Further, the strontium titanate fine particles of the present invention preferably have a circularity of 0.900 to 1.000.

It is possible to provide strontium titanate fine particles having a small average particle size and excellent crystallinity and dispersibility.

(Strontium titanate fine particles)
The strontium titanate fine particles of the present invention are spherical and have an average particle diameter (D50) of 10 nm to 30 nm measured by a laser diffraction / scattering type particle size distribution measuring machine.
The strontium titanate fine particles of the present invention have a small average particle size (D50) and are excellent in crystallinity and dispersibility.

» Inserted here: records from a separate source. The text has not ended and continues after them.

def launch_rope(q, k, positions, batch_size, seq_len, n_heads, n_kv_heads, head_dim, theta_base, freq_scale,
                interleaved, stream=None):
    check(_lib.lib().ntk_rope(_p(q), _p(k), _p(positions), batch_size, seq_len, n_heads, n_kv_heads, head_dim,
                              theta_base, freq_scale, int(bool(interleaved)), stream), "rope")


def rope_tab(q, k, positions, seq_len, n_heads, n_kv_heads, head_dim, theta_base, freq_scale, interleaved, inv_freq=None, stream=None):
    check(_lib.lib().ntk_rope_tab(_p(q), _p(k), _p(positions), 1, seq_len, n_heads, n_kv_heads, head_dim, theta_base, freq_scale,
                                  int(bool(interleaved)), _p(inv_freq), stream), "rope_tab")


def launch_softmax(output, input, rows, cols, stream=None):
    check(_lib.lib().ntk_softmax(_p(output), _p(input), rows, cols, stream), "softmax")


def launch_masked_softmax(output, input, mask, rows, cols, stream=None):
    check(_lib.lib().ntk_masked_softmax(_p(output), _p(input), _p(mask), rows, cols, stream), "masked_softmax")


def launch_gemv(y, W, x, out_features, in_features, weight_dtype, stream=None):
    check(_lib.lib().ntk_gemv(_p(y), _p(W), _p(x), out_features, in_features, int(weight_dtype), stream), "gemv")


def launch_gemv_add(y, W, x, out_features, in_features, weight_dtype, stream=None):
    check(_lib.lib().ntk_gemv_add(_p(y), _p(W), _p(x), out_features, in_features, int(weight_dtype), stream), "gemv_add")


def launch_gemm_f32(Cm, A, B, M, N, K, stream=None):
    check(_lib.lib().ntk_gemm_f32(_p(Cm), _p(A), _p(B), M, N, K, stream), "gemm_f32")


def launch_silu_mul(output, gate, up, size, stream=None):
    check(_lib.lib().ntk_silu_mul(_p(output), _p(gate), _p(up), size, stream), "silu_mul")


def launch_add_bias(y, bias, size, stream=None):
    check(_lib.lib().ntk_add_bias(_p(y), _p(bias), size, stream), "add_bias")


def launch_attention_decode(output, q, k_cache, v_cache, seq_len, n_heads, n_kv_heads, head_dim, max_seq, scale, stream=None):
    check(_lib.lib().ntk_attention_decode(_p(output), _p(q), _p(k_cache), _p(v_cache), seq_len, n_heads, n_kv_heads,
                                          head_dim, max_seq, scale, stream), "attention_decode")


def launch_attention_prefill(output, Q, k_cache, v_cache, seq_len, start_pos, n_heads, n_kv_heads, head_dim, max_seq,
                             scale, stream=None):
    check(_lib.lib().ntk_attention_prefill(_p(output), _p(Q), _p(k_cache), _p(v_cache), seq_len, start_pos, n_heads,
                                           n_kv_heads, head_dim, max_seq, scale, stream), "attention_prefill")


def launch_copy_to_kv_cache(k_cache, v_cache, k, v, seq_len, n_kv_heads, head_dim, start_pos, max_seq, stream=None):
    check(_lib.lib().ntk_copy_to_kv_cache(_p(k_cache), _p(v_cache), _p(k), _p(v), seq_len, n_kv_heads, head_dim,
                                          start_pos, max_seq, stream), "copy_to_kv_cache")


def launch_add(out, a, b, size, stream=None):
    check(_lib.lib().ntk_add(_p(out), _p(a), _p(b), size, stream), "add")


def launch_add_inplace(a, b, size, stream=None):
    check(_lib.lib().ntk_add_inplace(_p(a), _p(b), size, stream), "add_inplace")


def launch_copy(dst, src, size, stream=None):
    check(_lib.lib().ntk_copy(_p(dst), _p(src), size, stream), "copy")


def launch_cosine_similarity(result, a, b, size, stream=None):
    check(_lib.lib().ntk_cosine_similarity(_p(result), _p(a), _p(b), size, stream), "cosine_similarity")


def gemv_fused(segs: Sequence[tuple], x, in_features, norm_w=None, eps=0.0, resid=None, silu_pair=False, stream=None,
               integer_activations=None):
    arr = (GemvSeg * len(segs))()
    for i, (W, y, rows, dt) in enumerate(segs):
        arr[i].W, arr[i].y, arr[i].rows, arr[i].dtype = _p(W), _p(y), rows, int(dt)
    if integer_activations is None:
        check(_lib.lib().ntk_gemv_fused(arr, len(segs), _p(x), in_features, _p(norm_w), eps, _p(resid), int(silu_pair),
                                        stream), "gemv_fused")
    else:
        check(_lib.lib().ntk_debug_gemv_fused_form(arr, len(segs), _p(x), in_features, _p(norm_w), eps, _p(resid), int(silu_pair),
                                                   1 if integer_activations else 0, stream), "gemv_fused_form")


def qkv_bias(q, k, v, bq, bk, bv, n_rows, q_dim, kv_dim, stream=None):
    check(_lib.lib().ntk_qkv_bias(_p(q), _p(k), _p(v), _p(bq), _p(bk), _p(bv), n_rows, q_dim, kv_dim, stream), "qkv_bias")


def qk_norm(q, k, wq, wk, n_rows, n_heads, n_kv_heads, head_dim, eps, stream=None):
    check(_lib.lib().ntk_qk_norm(_p(q), _p(k), _p(wq), _p(wk), n_rows, n_heads, n_kv_heads, head_dim, eps, stream), "qk_norm")


def q8l_bytes(rows, in_features) -> int:
    return int(_lib.lib().ntk_q8l_bytes(rows, in_features))


def q8l_pack(raw, rows, in_features, stream=None) -> "DeviceBuffer":
    n = q8l_bytes(rows, in_features)
    if n == 0:
        raise _lib.NtkError(-2, "q8l_pack: shape without a lane-major form")
    dst = DeviceBuffer(n + 256)
    check(_lib.lib().ntk_q8l_pack(_p(dst), _p(raw), rows, in_features, stream), "q8l_pack")
    synchronize(stream)
    return dst


def q8l_unpack(packed, rows, in_features, nbytes, stream=None) -> "DeviceBuffer":
    dst = DeviceBuffer(nbytes + 256)
    check(_lib.lib().ntk_q8l_unpack(_p(dst), _p(packed), rows, in_features, stream), "q8l_unpack")
    synchronize(stream)
    return dst


def rp_bytes(dtype, rows, in_features) -> int:
    return int(_lib.lib().ntk_rp_bytes(int(dtype), rows, in_features))


def rp_pack(raw, rows, in_features, dtype, stream=None) -> "DeviceBuffer":
    n = rp_bytes(dtype, rows, in_features)
    if n == 0:
        raise _lib.NtkError(-1, "rp_pack: dtype / shape without a repacked form")
    dst = DeviceBuffer(n + 256)
    check(_lib.lib().ntk_rp_pack(_p(dst), _p(raw), rows, in_features, int(dtype), stream), "rp_pack")
    synchronize(stream)
    return dst


def rp_unpack(rp, rows, in_features, dtype, nbytes, stream=None) -> "DeviceBuffer":
    dst = DeviceBuffer(nbytes + 256)
    check(_lib.lib().ntk_rp_unpack(_p(dst), _p(rp), rows, in_features, int(dtype), stream), "rp_unpack")
    synchronize(stream)
    return dst


def gemv_rp_fused(segs: Sequence[tuple], x, in_features, norm_w=None, eps=0.0, resid=None, silu_pair=False, stream=None):
    arr = (GemvSeg * len(segs))()
    for i, (W, y, rows, dt) in enumerate(segs):
        arr[i].W, arr[i].y, arr[i].rows, arr[i].dtype = _p(W), _p(y), rows, int(dt)
    check(_lib.lib().ntk_gemv_rp_fused(arr, len(segs), _p(x), in_features, _p(norm_w), eps, _p(resid), int(silu_pair),
                                       stream), "gemv_rp_fused")


ARENA_HIDDEN, ARENA_ATTN_OUT, ARENA_GATE = 1, 2, 3


def decode_arena_slot(slot: int) -> int:
    p = _lib.lib().ntk_decode_arena_slot(int(slot))
    if not p:
        raise _lib.NtkError(-1, "ntk_decode_arena_slot(%d)" % slot)
    return int(p)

The strontium titanate fine particles of the present invention have a spherical particle shape.
Here, the spherical shape means not only a true sphere but also an elliptical shape, a cylinder shape, a bale shape (a shape in which the corners of the cylinder are rounded), and the like.
Specifically, the circularity of the strontium titanate fine particles is 0.900 to 1.000.
The circularity can be calculated by circularity = 4πS / L ² , where S is the area of particles in the image taken with a transmission electron microscope and L is the peripheral length.
The shape of the strontium titanate fine particles can be confirmed, for example, by observing with a transmission electron microscope (“JEM-1011” manufactured by JEOL Ltd.) at an observation magnification of 300,000 times.
The circularity is an average value excluding those having a specific shape clearly different from the spherical shape among the fine particles appearing in the image taken by the transmission electron microscope.

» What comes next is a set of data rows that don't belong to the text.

template <typename R, bool SPEC, int NP, int NC, typename SG>
__device__ inline void path_bounce(const PathArgs& a, const PathSceneLds<R>& lds, const TangentLds<R>& tl, const DevScene<R>* __restrict__ sc,
                                   const R* __restrict__ params, const ProgRecs<SG::n, R>& recs, uint32_t key,
                                   R pk, R inv_pk, uint32_t n_theta, bool next_rr, bool next_cap, bool live, V3<R> g,
                                   typename Q4<R>::T& ra, typename Q2<R>::T& rb, V3<R>& T, V3<R>& L, Tangents<R, NP, NC>& tg,
                                   bool& alive, bool& capped, bool& on_light, uint32_t& light, PathVertex<R>* vo = nullptr,
                                   bool last = false, const float* __restrict__ seed_px = nullptr, const uint32_t* ih = nullptr)
{
    auto draw = [&](uint32_t n) { return ih ? drt_rng_combine(ih[n], key) : rng_draw(a.rng_stream, key, n); };
    const HitRec<R> h = path_closest_hit<SG>(sc, recs, ra, rb);
    const bool hit = live && h.prim >= 0;
    const int prim = h.prim >= 0 ? h.prim : 0;
    const V3<R> o = mk<R>(ra.x, ra.y, ra.z);
    const V3<R> d = mk<R>(ra.w, rb.x, rb.y);
    const V3<R> P = o + d * h.t;
    const DevShape<R>& sh = lds.sc.shapes[prim];
    const uint32_t ids = (uint32_t)sh.pad;
    const uint32_t cid = ids & 0xFFFFu, eid = ids >> 16;
    const bool has_bxdf = cid != DRT_ID_NONE, emits = hit && eid != DRT_ID_NONE;
    on_light = emits && !has_bxdf;
    light = eid;
    if (last && !vo) {
        if (wave_any(emits && has_bxdf)) {
            if (emits && has_bxdf) {
// ... 23 lines not shown
    if (vo) {
        vo->P = P; vo->nrm = nrm; vo->d = d;
        vo->ids = ids;
        vo->material = sh.material;
        vo->hit = hit;
        vo->scattered = hit && has_bxdf;
    }
    if (wave_any(emits && has_bxdf)) {
        if (emits && has_bxdf) {
            if (NP != 0 && seed_px)
                g = mk<R>((R)seed_px[0], (R)seed_px[1], (R)seed_px[2]);
            add_emission<R, NP, NC>(lds, tl, params, eid, inv_pk, T, g, L, tg);
        }
    }
    const DevMaterial<R>& m = lds.sc.materials[has_bxdf ? sh.material : 0];
    V3<R> wo;
    R q, bs;
    sample_bxdf<R, SPEC>(m, nrm, d, draw(n_theta), draw(n_theta + 1), wo, q, bs);
    const R c = dot(nrm, wo);
    const R mk_ = div_r(bs * c, q * pk);
    const bool rr_kills = next_rr && draw(n_theta + 2) < a.rr_threshold;
    alive = hit && has_bxdf && !next_cap && !rr_kills;
    capped = hit && has_bxdf && next_cap && !a.cap_is_roulette && !rr_kills;
    const int cidx = has_bxdf ? (int)cid : 0;
    V3<R> col;
    if constexpr (NP == DRT_NP_ANY) {
        const R* rec = tg.gl->colnz[cidx < DRT_PATH_LDS_PARAMS ? cidx : 0];
        col = mk<R>(rec[0], rec[1], rec[2]);
        tg.zc += alive ? pid_unpack(rec[3]) : 0u;
        if (ih)
            tg.template push<false>(alive, cid);
        else
            tg.template push<true>(live, alive ? cid : 0xFFu);
    } else
        col = NC > 0 ? mk<R>(tl.colnz[cidx][0], tl.colnz[cidx][1], tl.colnz[cidx][2]) : load_param<R, (NP > 0)>(lds, params, cidx);
    const V3<R> cmv = col * mk_;
    const V3<R> cm = mk<R>(alive ? cmv.x : R(1), alive ? cmv.y : R(1), alive ? cmv.z : R(1));
    if constexpr (NC > 0 && NP != DRT_NP_ANY) {
        tg.cnt[0] += alive ? tl.inc[cidx][0] : 0u;
        if (NC > 4)
            tg.cnt[NC > 4 ? 1 : 0] += alive ? tl.inc[cidx][1] : 0u;
        tg.zc += alive ? tl.inc[cidx][2] : 0u;
    }
    T = T * cm;
    const V3<R> no = P + wo * R(1e-3);
    ra.x = no.x; ra.y = no.y; ra.z = no.z; ra.w = wo.x;
    rb.x = wo.y; rb.y = wo.z;
}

The strontium titanate fine particles of the present invention have an average particle diameter of 10 nm to 30 nm.
The average particle size is preferably 14 nm to 25 nm.
By having such an average particle size, it is possible to have excellent dispersibility.
The average particle size is determined by dissolving strontium titanate fine particles in methanol to obtain a dispersion, then putting the obtained dispersion into a measuring cell, and using a laser diffraction / scattering particle size distribution measuring machine (manufactured by Nikkiso Co., Ltd.). , "Microtrack MT3300EXII") means the average particle size (D50).

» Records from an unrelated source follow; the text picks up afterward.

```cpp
constexpr int kFindPrepareThreads = 256;
constexpr int kFindPrepareR = 2;
template <int DIM4, int R, int NT>
__global__ __launch_bounds__(kFindPrepareThreads, 8) void find_prepare_kernel(const int64_t* __restrict__ tkeys, const f32x4* __restrict__ values, uint64_t nb,
                                                           const int64_t* __restrict__ keys, uint64_t n, f32x4* __restrict__ out,
                                                           uint8_t* __restrict__ found, float defv, uint32_t dim4_rt, int64_t* __restrict__ slots_out,
                                                           int64_t handle_tag, uint32_t part_blocks, uint32_t nbk_hash, uint32_t nbk, uint32_t per_block,
                                                           BucketScratch bk, uint32_t* status, OpCounters* op, uint32_t xcd_split) {
    extern __shared__ unsigned long long part_lds[];
    __shared__ unsigned long long part_wsum[kFindPrepareThreads / 64];
    if (blockIdx.x < part_blocks) {
        PartHot* hot = reinterpret_cast<PartHot*>(part_lds);
        sort_role<kFindPrepareThreads>(keys, (uint32_t)n, nbk_hash, nbk, per_block, blockIdx.x, part_blocks, bk, status, op, reinterpret_cast<uint32_t*>(hot + 1), part_wsum, hot, true, xcd_split);
        return;
    }
    find_span<DIM4, R, NT>(tkeys, values, nb, keys, n, out, found, defv, dim4_rt, nullptr, slots_out,
                           (uint64_t)(blockIdx.x - part_blocks) * (blockDim.x >> 6) + (threadIdx.x >> 6), (uint64_t)(gridDim.x - part_blocks) * (blockDim.x >> 6),
                           handle_tag);
}

constexpr int kMaxFindRequests = 16;
struct FindMany {
    const int64_t* keys[kMaxFindRequests];
    f32x4* out[kMaxFindRequests];
    uint8_t* found[kMaxFindRequests];
    uint64_t n[kMaxFindRequests];
    uint32_t first_block[kMaxFindRequests + 1];
    uint32_t count;
};
template <int DIM4, int R, int NT>
__global__ __launch_bounds__(256) void find_many_kernel(const int64_t* __restrict__ tkeys, const f32x4* __restrict__ values, uint64_t nb,
// ... 351 lines not shown
                pooled_bwd_positions<DIM4, U, C, GROUPED>(tkeys, values, nb, capacity, dim4, kv, pos, inb, wv, handles, handle_tag, member,
                                                          tile, tl, def4, g, grads, weight_grads);
            }
        }
    }
}

}

using namespace mee;

namespace mee {
static bool outputs_rotate(const mee_table* t, const void* d_out, uint64_t bytes) {
    mee_table* m = const_cast<mee_table*>(t);
    const uint64_t p = (uint64_t)(uintptr_t)d_out;
    const uint32_t head = __atomic_load_n(&m->out_ring_head, __ATOMIC_RELAXED);
    if (__atomic_load_n(&m->out_ring_ptr[(head + 7u) & 7u], __ATOMIC_RELAXED) == p) return false;
    const uint32_t slot = __atomic_fetch_add(&m->out_ring_head, 1u, __ATOMIC_RELAXED) & 7u;
    __atomic_store_n(&m->out_ring_ptr[slot], p, __ATOMIC_RELAXED);
    __atomic_store_n(&m->out_ring_bytes[slot], bytes, __ATOMIC_RELAXED);
    uint64_t seen[8], total = 0;
    int distinct = 0;
    for (int i = 0; i < 8; ++i) {
        const uint64_t q = __atomic_load_n(&m->out_ring_ptr[i], __ATOMIC_RELAXED);
        if (!q) continue;
        bool dup = false;
        for (int j = 0; j < distinct; ++j) dup = dup || seen[j] == q;
        if (dup) continue;
        seen[distinct++] = q;
        total += __atomic_load_n(&m->out_ring_bytes[i], __ATOMIC_RELAXED);
    }
    return distinct >= 2 && total > (64ull << 20);
}

template <class F> void with_pooled_shape(uint32_t dim4, size_t n, uint64_t n_bags, F&& f) {
    with_row_shape(dim4, [&](auto d4) {
        if (n / n_bags >= 12) f(d4, std::integral_constant<int, RowShape<d4>::pooled_unroll_1>{}, std::integral_constant<int, 1>{}, grid_for(n_bags, 4, 1u << 20));
        else f(d4, std::integral_constant<int, RowShape<d4>::pooled_unroll_4>{}, std::integral_constant<int, 4>{}, grid_for(n_bags, 16, 1u << 20));
    });
}

int find_plane(const mee_table* t, const float* plane, float miss_value, const int64_t* d_keys, size_t n, float* d_out,
               uint8_t* d_found, void* stream, FindPath path) {
    if (n == 0) return MEE_OK;
    DeviceGuard g(t->device);
    hipStream_t st = as_stream(stream);
    const unsigned fblock = t->find_block == 64 || t->find_block == 128 ? (unsigned)t->find_block : 256u;
    const bool bf16 = path.out_dtype == MEE_DTYPE_BF16;
    const uint64_t out_bytes = (uint64_t)n * t->dim * (bf16 ? 2 : 4);
    const int nt = path.nt >= 0 ? path.nt : t->find_nt >= 0 ? (t->find_nt & 7)
                 : (out_bytes <= kCachedOutputBytes && !outputs_rotate(t, d_out, out_bytes) ? 4 : 0);
    if (path.kind == FindPath::Missing || path.kind == FindPath::CountedMissing) {
        with_value<3, 1>(path.kind == FindPath::CountedMissing ? 3 : 1, [&](auto flags) {
            find_missing_kernel<flags><<<grid_for(n, 256, 8192), 256, 0, st>>>(t->keys, (const float4*)plane, t->nb, t->dim4, d_keys, n, (float4*)d_out, d_found, t->hits);
        });
    } else if (bf16) with_row_shape(t->dim4, [&](auto d4) {
        constexpr int D4 = d4;
        constexpr int R = RowShape<D4>::rows_per_tile;
        const unsigned grid = grid_for(n, (fblock / 64u) * 4u * (unsigned)R, t->find_grid_cap > 0 ? (unsigned)t->find_grid_cap : (1u << 22));
        auto find = [&](auto ntc, int64_t* slots_out, int64_t tag) {
            find_kernel<D4, R, ntc><<<grid, fblock, 0, st>>>(t->keys, (const f32x4*)plane, t->nb, d_keys, n, (f32x4*)d_out, d_found, miss_value, t->dim4, nullptr, slots_out, tag);
        };
        if (path.kind == FindPath::Located) {
            const bool cached_out = t->find_nt >= 0 && (t->find_nt & 4);
            with_value<256 + 68, 256 + 64>(cached_out ? 256 + 68 : 256 + 64, [&](auto ntc) { find(ntc, path.slots_out, handle_tag_of(t)); });
        } else if (path.kind == FindPath::SkipPadding) {
            with_value<256 + 132, 256 + 128>(nt & 4 ? 256 + 132 : 256 + 128, [&](auto ntc) { find(ntc, nullptr, 0); });
        } else {
            with_value<256, 257, 258, 259, 260, 261, 262, 263>(256 | nt, [&](auto ntc) { find(ntc, nullptr, 0); });
        }
    });
    else with_row_shape(t->dim4, [&](auto d4) {
        constexpr int D4 = d4;
        int R = t->find_rounds > 0 ? t->find_rounds : RowShape<D4>::rows_per_tile;
        if (D4 != 16 && R > 4) R = 4;
        if (D4 != 16 && D4 != 32 && R > 2) R = 2;
        R = R >= 8 ? 8 : R >= 4 ? 4 : R >= 2 ? 2 : 1;
        const unsigned grid = grid_for(n, (fblock / 64u) * 4u * (unsigned)R, t->find_grid_cap > 0 ? (unsigned)t->find_grid_cap : (1u << 22));
        auto find = [&](auto rr, auto ntc, unsigned grid_x, unsigned block, uint32_t* hits = nullptr, int64_t* slots_out = nullptr, int64_t tag = 0) {
            find_kernel<D4, rr, ntc><<<grid_x, block, 0, st>>>(t->keys, (const f32x4*)plane, t->nb, d_keys, n, (f32x4*)d_out, d_found, miss_value, t->dim4, hits, slots_out, tag);
        };
        if (path.kind == FindPath::SkipPadding) {
            with_value<2, 1>(R >= 2 ? 2 : 1, [&](auto rr) { with_value<132, 128>(nt & 4 ? 132 : 128, [&](auto ntc) { find(rr, ntc, grid, 256); }); });
        } else if (path.kind == FindPath::Located) {
// ... 29 lines not shown
    if ((flags & MEE_FIND_STREAM_STORES) && (flags & MEE_FIND_CACHED_STORES))
        return fail(MEE_ERR_INVALID_ARG, "%s: MEE_FIND_STREAM_STORES and MEE_FIND_CACHED_STORES exclude each other", name);
    if (flags == MEE_FIND_DEFAULT) return find_plane(t, t->values, t->default_value, d_keys, n, (float*)d_out, d_found, stream, {FindPath::Plain, nullptr, -1, out_dtype});
    const uint64_t out_bytes = (uint64_t)n * t->dim * (out_dtype == MEE_DTYPE_BF16 ? 2 : 4);
    const bool cached_out = (flags & MEE_FIND_CACHED_STORES) ||
                            (!(flags & MEE_FIND_STREAM_STORES) && out_bytes <= kCachedOutputBytes && !outputs_rotate(t, d_out, out_bytes));
    const int nt = (flags & MEE_FIND_STREAM_ROWS ? 1 : 0) | (flags & MEE_FIND_STREAM_BUCKETS ? 2 : 0) | (cached_out ? 4 : 0);
    return find_plane(t, t->values, t->default_value, d_keys, n, (float*)d_out, d_found, stream, {FindPath::Plain, nullptr, nt, out_dtype});
}

int mee_find(const mee_table* t, const int64_t* d_keys, size_t n, float* d_out, uint8_t* d_found, void* stream) {
    MEE_RANGE("mee_find");
    if (!t || (n && (!d_keys || !d_out))) return fail(MEE_ERR_INVALID_ARG, "mee_find: null argument");
    return find_plane(t, t->values, t->default_value, d_keys, n, d_out, d_found, stream);
}

int mee_find_ex(const mee_table* t, const int64_t* d_keys, size_t n, float* d_out, uint8_t* d_found, uint32_t flags, void* stream) {
    MEE_RANGE("mee_find_ex");
    return find_hinted(t, d_keys, n, d_out, d_found, flags, MEE_DTYPE_F32, stream, "mee_find_ex");
}

int mee_find_as(const mee_table* t, const int64_t* d_keys, size_t n, void* d_out, uint32_t out_dtype, uint8_t* d_found, uint32_t flags, void* stream) {
    MEE_RANGE("mee_find_as");
    return find_hinted(t, d_keys, n, d_out, d_found, flags, out_dtype, stream, "mee_find_as");
}

}
namespace mee {
int find_skip_padding(const mee_table* t, const int64_t* d_keys, size_t n, void* d_out, uint8_t* d_found, void* stream, uint32_t out_dtype) {
    if (!t || (n && (!d_keys || !d_out || !d_found))) return fail(MEE_ERR_INVALID_ARG, "find_skip_padding: null argument");
    if (int rc = check_out_dtype(d_out, out_dtype, "find_skip_padding")) return rc;
    return find_plane(t, t->values, t->default_value, d_keys, n, (float*)d_out, d_found, stream, {FindPath::SkipPadding, nullptr, -1, out_dtype});
}
}
extern "C" {

int mee_find_located(const mee_table* t, const int64_t* d_keys, size_t n, float* d_out, uint8_t* d_found, int64_t* d_slots_out, void* stream) {
    MEE_RANGE("mee_find_located");
    if (!t || (n && (!d_keys || !d_out || !d_slots_out))) return fail(MEE_ERR_INVALID_ARG, "mee_find_located: null argument");
    return find_plane(t, t->values, t->default_value, d_keys, n, d_out, d_found, stream, {FindPath::Located, d_slots_out});
}
int mee_find_located_as(const mee_table* t, const int64_t* d_keys, size_t n, void* d_out, uint32_t out_dtype, uint8_t* d_found, int64_t* d_slots_out, void* stream) {
    MEE_RANGE("mee_find_located_as");
    if (!t || (n && (!d_keys || !d_out || !d_slots_out))) return fail(MEE_ERR_INVALID_ARG, "mee_find_located_as: null argument");
    if (int rc = check_out_dtype(d_out, out_dtype, "mee_find_located_as")) return rc;
    return find_plane(t, t->values, t->default_value, d_keys, n, (float*)d_out, d_found, stream, {FindPath::Located, d_slots_out, -1, out_dtype});
}

int mee_find_many(const mee_table* t, const mee_find_request* reqs, uint32_t count, void* stream) {
    MEE_RANGE("mee_find_many");
    if (!t || !reqs) return fail(MEE_ERR_INVALID_ARG, "mee_find_many: null argument");
    if (count == 0) return MEE_OK;
    if (count > (uint32_t)kMaxFindRequests) return fail(MEE_ERR_INVALID_ARG, "mee_find_many: %u requests (at most %d per call)", count, kMaxFindRequests);
    FindMany m{};
    const int R = with_row_shape(t->dim4, [](auto d4) { return RowShape<d4>::rows_per_tile; });
    uint64_t blocks = 0, out_bytes = 0;
    uint32_t used = 0;
    for (uint32_t q = 0; q < count; ++q) {
        if (reqs[q].n == 0) continue;
        if (!reqs[q].d_keys || !reqs[q].d_out) return fail(MEE_ERR_INVALID_ARG, "mee_find_many: request %u has a null buffer", q);
        m.keys[used] = reqs[q].d_keys; m.out[used] = (f32x4*)reqs[q].d_out; m.found[used] = reqs[q].d_found; m.n[used] = reqs[q].n;
        m.first_block[used] = (uint32_t)blocks;
        blocks += (reqs[q].n + 16ull * R - 1) / (16ull * R);
        out_bytes += (uint64_t)reqs[q].n * t->dim * 4;
        ++used;
    }
// ... 207 lines not shown
```

### meepoembedding_amd/csrc/meepo_host.h

```cpp
#pragma once
#include <hip/hip_runtime.h>
#include <cstdarg>
#include <cstdio>
#include <type_traits>

#include "../../include/meepo_embedding.h"

namespace mee {

char* last_error_buf();

inline int fail(int code, const char* fmt, ...) {
    va_list ap;
    va_start(ap, fmt);
    vsnprintf(last_error_buf(), 512, fmt, ap);
    va_end(ap);
    return code;
}

#define MEE_HIP(expr)                                                                                     \
    do {                                                                                                  \
        hipError_t e_ = (expr);                                                                           \
        if (e_ != hipSuccess)                                                                             \
            return ::mee::fail(e_ == hipErrorOutOfMemory ? MEE_ERR_OUT_OF_MEMORY : MEE_ERR_HIP,           \
// ... 19 lines not shown
    OpRange& operator=(const OpRange&) = delete;
};
#define MEE_RANGE(name) ::mee::OpRange mee_range_(name)

struct DeviceGuard {
    int prev = -1;
    bool switched = false;
    hipError_t err = hipSuccess;
    explicit DeviceGuard(int device) {
        err = hipGetDevice(&prev);
        if (err == hipSuccess && prev != device) { err = hipSetDevice(device); switched = (err == hipSuccess); }
    }
    ~DeviceGuard() { if (switched) (void)hipSetDevice(prev); }
};
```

The strontium titanate fine particles of the present invention have excellent dispersibility.
Here, dispersibility means that 50 mg of strontium titanate fine particles are dissolved in 50 mL of methanol to obtain a dispersion, the obtained dispersion is placed in a screw tube bottle, and black paper is placed on the back surface to disperse the dispersion. When the state of the liquid is visually confirmed, it can be determined whether or not white turbidity occurs. When white turbidity does not occur, it can be evaluated as having excellent dispersibility, and can be suitably applied to, for example, a material having a high refractive index.

The strontium titanate fine particles of the present invention preferably have good crystallinity.
The crystallinity of the strontium titanate fine particles is such that the crystallite size calculated by the X-ray diffractometer is the same as the particle size observed with the transmission electron microscope [the ratio of the particle size (with the transmission electron microscope). If the observed particle size / crystallite size calculated by the X-ray diffractometer) is 0.9 to 1.0], it is judged that the crystallinity is good, and if it is small or no crystal is confirmed, it is judged to be defective. ..

The strontium titanate fine particles of the present invention preferably contain hydrazine or a hydrazide compound in an amount of 0.1% by mass to 60% by mass, preferably 1% by mass to 30% by mass, based on the above-mentioned strontium titanate fine particles. Is more preferable.
With such a content, the dispersibility becomes good.

The strontium titanate fine particles of the present invention contain an aminosilane compound, and the content of the hydrazine or hydrazide compound is 0.003 to 0. In a molar ratio (aminosilane compound / hydrazine or hydrazide compound) to the strontium titanate fine particles. It is preferably 025.
By including the aminosilane compound in the above range, the average particle size of the strontium titanate fine particles can be suitably controlled.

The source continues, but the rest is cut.